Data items

┌────────

-  launch_pdl(tc_conv_kernel<BN, STAGES, EPI, AFFINE, PS, SLAB>, dim3(grid), dim3(TC_CONV_THREADS), (size_t)(S::TOTAL), s, tmA, tmB, p);
-  LAUNCHED();
+  long cap = g_tc_test_max_ctas > 0 ? g_tc_test_max_ctas / CL : device_sm_count();
+  if constexpr (CL > 1) {
+    if (g_tc_test_max_ctas <= 0) {
+      static int clusters_[64] = {};
+      const int d = tc_device();
+      if (!clusters_[d]) {
+        cudaLaunchConfig_t cfg{}; cfg.gridDim = dim3(CL * device_sm_count()); cfg.blockDim = dim3(TC_CONV_THREADS); cfg.dynamicSmemBytes = S::TOTAL;
+        cudaLaunchAttribute at[1]; at[0].id = cudaLaunchAttributeClusterDimension; at[0].val.clusterDim.x = CL; at[0].val.clusterDim.y = 1; at[0].val.clusterDim.z = 1;
+        cfg.attrs = at; cfg.numAttrs = 1;
+        int n = 0;
+        if (cudaOccupancyMaxActiveClusters(&n, kernel, &cfg) != cudaSuccess || n < 1) return -2;
+        clusters_[d] = n;
+      }
+      cap = clusters_[d];
+    }
+  }
+  const unsigned grid = CL * (unsigned)std::min<long>(tiles / CL, cap);
+  launch_pdl_cluster(CL, kernel, dim3(grid), dim3(TC_CONV_THREADS), (size_t)(S::TOTAL), s, tmA, tmB, p);
+  LAUNCHED(); g_tc_last_cluster = CL;
   return cudaPeekAtLastError() == cudaSuccess ? 0 : -3;
 }
-template <int BN, int STAGES, bool SLAB>
+template <int BN, int STAGES, bool SLAB, int CL>
 static int launch_conv(const CUtensorMap& tmA, const CUtensorMap& tmB, const TcConvParams& p, cudaStream_t s, const char* name) {
   g_tc_last_kernel = name; g_tc_last_slab = SLAB;
   switch (p.epi) {
-    case EPI_STATS: return launch_conv_e<BN, STAGES, EPI_STATS, false, false, SLAB>(tmA, tmB, p, s);
-    case EPI_BNBWD: return launch_conv_e<BN, STAGES, EPI_BNBWD, false, false, SLAB>(tmA, tmB, p, s);
-    case EPI_ACTBWD: return launch_conv_e<BN, STAGES, EPI_ACTBWD, false, false, SLAB>(tmA, tmB, p, s);
-  }
-  return (p.scale && p.bias) ? launch_conv_e<BN, STAGES, EPI_PLAIN, true, false, SLAB>(tmA, tmB, p, s) : launch_conv_e<BN, STAGES, EPI_PLAIN, false, false, SLAB>(tmA, tmB, p, s);
-}
-static int dispatch_conv(int BN, bool slab, const CUtensorMap& tmA, const CUtensorMap& tmB, const TcConvParams& p, cudaStream_t s) {
-  switch (BN * 2 + slab) {
-    case 128: return launch_conv<64, 4, false>(tmA, tmB, p, s, "tc_conv_kernel<64,4>");
-    case 256: return launch_conv<128, 4, false>(tmA, tmB, p, s, "tc_conv_kernel<128,4>");
-    case 129: return launch_conv<64, 4, true>(tmA, tmB, p, s, "tc_conv_kernel<64,4>");
+    case EPI_STATS: return launch_conv_e<BN, STAGES, EPI_STATS, false, false, SLAB, CL>(tmA, tmB, p, s);
+    case EPI_BNBWD: return launch_conv_e<BN, STAGES, EPI_BNBWD, false, false, SLAB, CL>(tmA, tmB, p, s);
+    case EPI_ACTBWD: return launch_conv_e<BN, STAGES, EPI_ACTBWD, false, false, SLAB, CL>(tmA, tmB, p, s);
+  }
+  return (p.scale && p.bias) ? launch_conv_e<BN, STAGES, EPI_PLAIN, true, false, SLAB, CL>(tmA, tmB, p, s)
+                             : launch_conv_e<BN, STAGES, EPI_PLAIN, false, false, SLAB, CL>(tmA, tmB, p, s);
+}
+static int dispatch_conv(int BN, bool slab, int cl, const CUtensorMap& tmA, const CUtensorMap& tmB, const TcConvParams& p, cudaStream_t s) {
+  switch (BN * 4 + slab * 2 + (cl - 1)) {
+    case 256: return launch_conv<64, 4, false, 1>(tmA, tmB, p, s, "tc_conv_kernel<64,4>");
+    case 512: return launch_conv<128, 4, false, 1>(tmA, tmB, p, s, "tc_conv_kernel<128,4>");
+    case 258: return launch_conv<64, 4, true, 1>(tmA, tmB, p, s, "tc_conv_kernel<64,4>");
+    case 259: return launch_conv<64, 4, true, 2>(tmA, tmB, p, s, "tc_conv_kernel<64,4>");
   }
   return -4;
+}
+static int conv_cluster(const TcConvParams& p, bool slab) {
+  if (!slab || p.mode != 1 || g_tc_test_no_cluster || p.tiles_m % 2 || (g_tc_test_max_ctas > 0 && g_tc_test_max_ctas % 2)) return 1;
+  return 2;
 }
 static bool slab_tile(const TcConvParams& p, int BN) {
   if (g_tc_test_per_tap || BN != 64 || p.Wt % 8) return false;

└────────

## PROMPT:
Write the data out again. Match it exactly.

## OUTPUT OF THE EXERCISE:
-  launch_pdl(tc_conv_kernel<BN, STAGES, EPI, AFFINE, PS, SLAB>, dim3(grid), dim3(TC_CONV_THREADS), (size_t)(S::TOTAL), s, tmA, tmB, p);
-  LAUNCHED();
+  long cap = g_tc_test_max_ctas > 0 ? g_tc_test_max_ctas / CL : device_sm_count();
+  if constexpr (CL > 1) {
+    if (g_tc_test_max_ctas <= 0) {
+      static int clusters_[64] = {};
+      const int d = tc_device();
+      if (!clusters_[d]) {
+        cudaLaunchConfig_t cfg{}; cfg.gridDim = dim3(CL * device_sm_count()); cfg.blockDim = dim3(TC_CONV_THREADS); cfg.dynamicSmemBytes = S::TOTAL;
+        cudaLaunchAttribute at[1]; at[0].id = cudaLaunchAttributeClusterDimension; at[0].val.clusterDim.x = CL; at[0].val.clusterDim.y = 1; at[0].val.clusterDim.z = 1;
+        cfg.attrs = at; cfg.numAttrs = 1;
+        int n = 0;
+        if (cudaOccupancyMaxActiveClusters(&n, kernel, &cfg) != cudaSuccess || n < 1) return -2;
+        clusters_[d] = n;
+      }
+      cap = clusters_[d];
+    }
+  }
+  const unsigned grid = CL * (unsigned)std::min<long>(tiles / CL, cap);
+  launch_pdl_cluster(CL, kernel, dim3(grid), dim3(TC_CONV_THREADS), (size_t)(S::TOTAL), s, tmA, tmB, p);
+  LAUNCHED(); g_tc_last_cluster = CL;
   return cudaPeekAtLastError() == cudaSuccess ? 0 : -3;
 }
-template <int BN, int STAGES, bool SLAB>
+template <int BN, int STAGES, bool SLAB, int CL>
 static int launch_conv(const CUtensorMap& tmA, const CUtensorMap& tmB, const TcConvParams& p, cudaStream_t s, const char* name) {
   g_tc_last_kernel = name; g_tc_last_slab = SLAB;
   switch (p.epi) {
-    case EPI_STATS: return launch_conv_e<BN, STAGES, EPI_STATS, false, false, SLAB>(tmA, tmB, p, s);
-    case EPI_BNBWD: return launch_conv_e<BN, STAGES, EPI_BNBWD, false, false, SLAB>(tmA, tmB, p, s);
-    case EPI_ACTBWD: return launch_conv_e<BN, STAGES, EPI_ACTBWD, false, false, SLAB>(tmA, tmB, p, s);
-  }
-  return (p.scale && p.bias) ? launch_conv_e<BN, STAGES, EPI_PLAIN, true, false, SLAB>(tmA, tmB, p, s) : launch_conv_e<BN, STAGES, EPI_PLAIN, false, false, SLAB>(tmA, tmB, p, s);
-}
-static int dispatch_conv(int BN, bool slab, const CUtensorMap& tmA, const CUtensorMap& tmB, const TcConvParams& p, cudaStream_t s) {
-  switch (BN * 2 + slab) {
-    case 128: return launch_conv<64, 4, false>(tmA, tmB, p, s, "tc_conv_kernel<64,4>");
-    case 256: return launch_conv<128, 4, false>(tmA, tmB, p, s, "tc_conv_kernel<128,4>");
-    case 129: return launch_conv<64, 4, true>(tmA, tmB, p, s, "tc_conv_kernel<64,4>");
+    case EPI_STATS: return launch_conv_e<BN, STAGES, EPI_STATS, false, false, SLAB, CL>(tmA, tmB, p, s);
+    case EPI_BNBWD: return launch_conv_e<BN, STAGES, EPI_BNBWD, false, false, SLAB, CL>(tmA, tmB, p, s);
+    case EPI_ACTBWD: return launch_conv_e<BN, STAGES, EPI_ACTBWD, false, false, SLAB, CL>(tmA, tmB, p, s);
+  }
+  return (p.scale && p.bias) ? launch_conv_e<BN, STAGES, EPI_PLAIN, true, false, SLAB, CL>(tmA, tmB, p, s)
+                             : launch_conv_e<BN, STAGES, EPI_PLAIN, false, false, SLAB, CL>(tmA, tmB, p, s);
+}
+static int dispatch_conv(int BN, bool slab, int cl, const CUtensorMap& tmA, const CUtensorMap& tmB, const TcConvParams& p, cudaStream_t s) {
+  switch (BN * 4 + slab * 2 + (cl - 1)) {
+    case 256: return launch_conv<64, 4, false, 1>(tmA, tmB, p, s, "tc_conv_kernel<64,4>");
+    case 512: return launch_conv<128, 4, false, 1>(tmA, tmB, p, s, "tc_conv_kernel<128,4>");
+    case 258: return launch_conv<64, 4, true, 1>(tmA, tmB, p, s, "tc_conv_kernel<64,4>");
+    case 259: return launch_conv<64, 4, true, 2>(tmA, tmB, p, s, "tc_conv_kernel<64,4>");
   }
   return -4;
+}
+static int conv_cluster(const TcConvParams& p, bool slab) {
+  if (!slab || p.mode != 1 || g_tc_test_no_cluster || p.tiles_m % 2 || (g_tc_test_max_ctas > 0 && g_tc_test_max_ctas % 2)) return 1;
+  return 2;
 }
 static bool slab_tile(const TcConvParams& p, int BN) {
   if (g_tc_test_per_tap || BN != 64 || p.Wt % 8) return false;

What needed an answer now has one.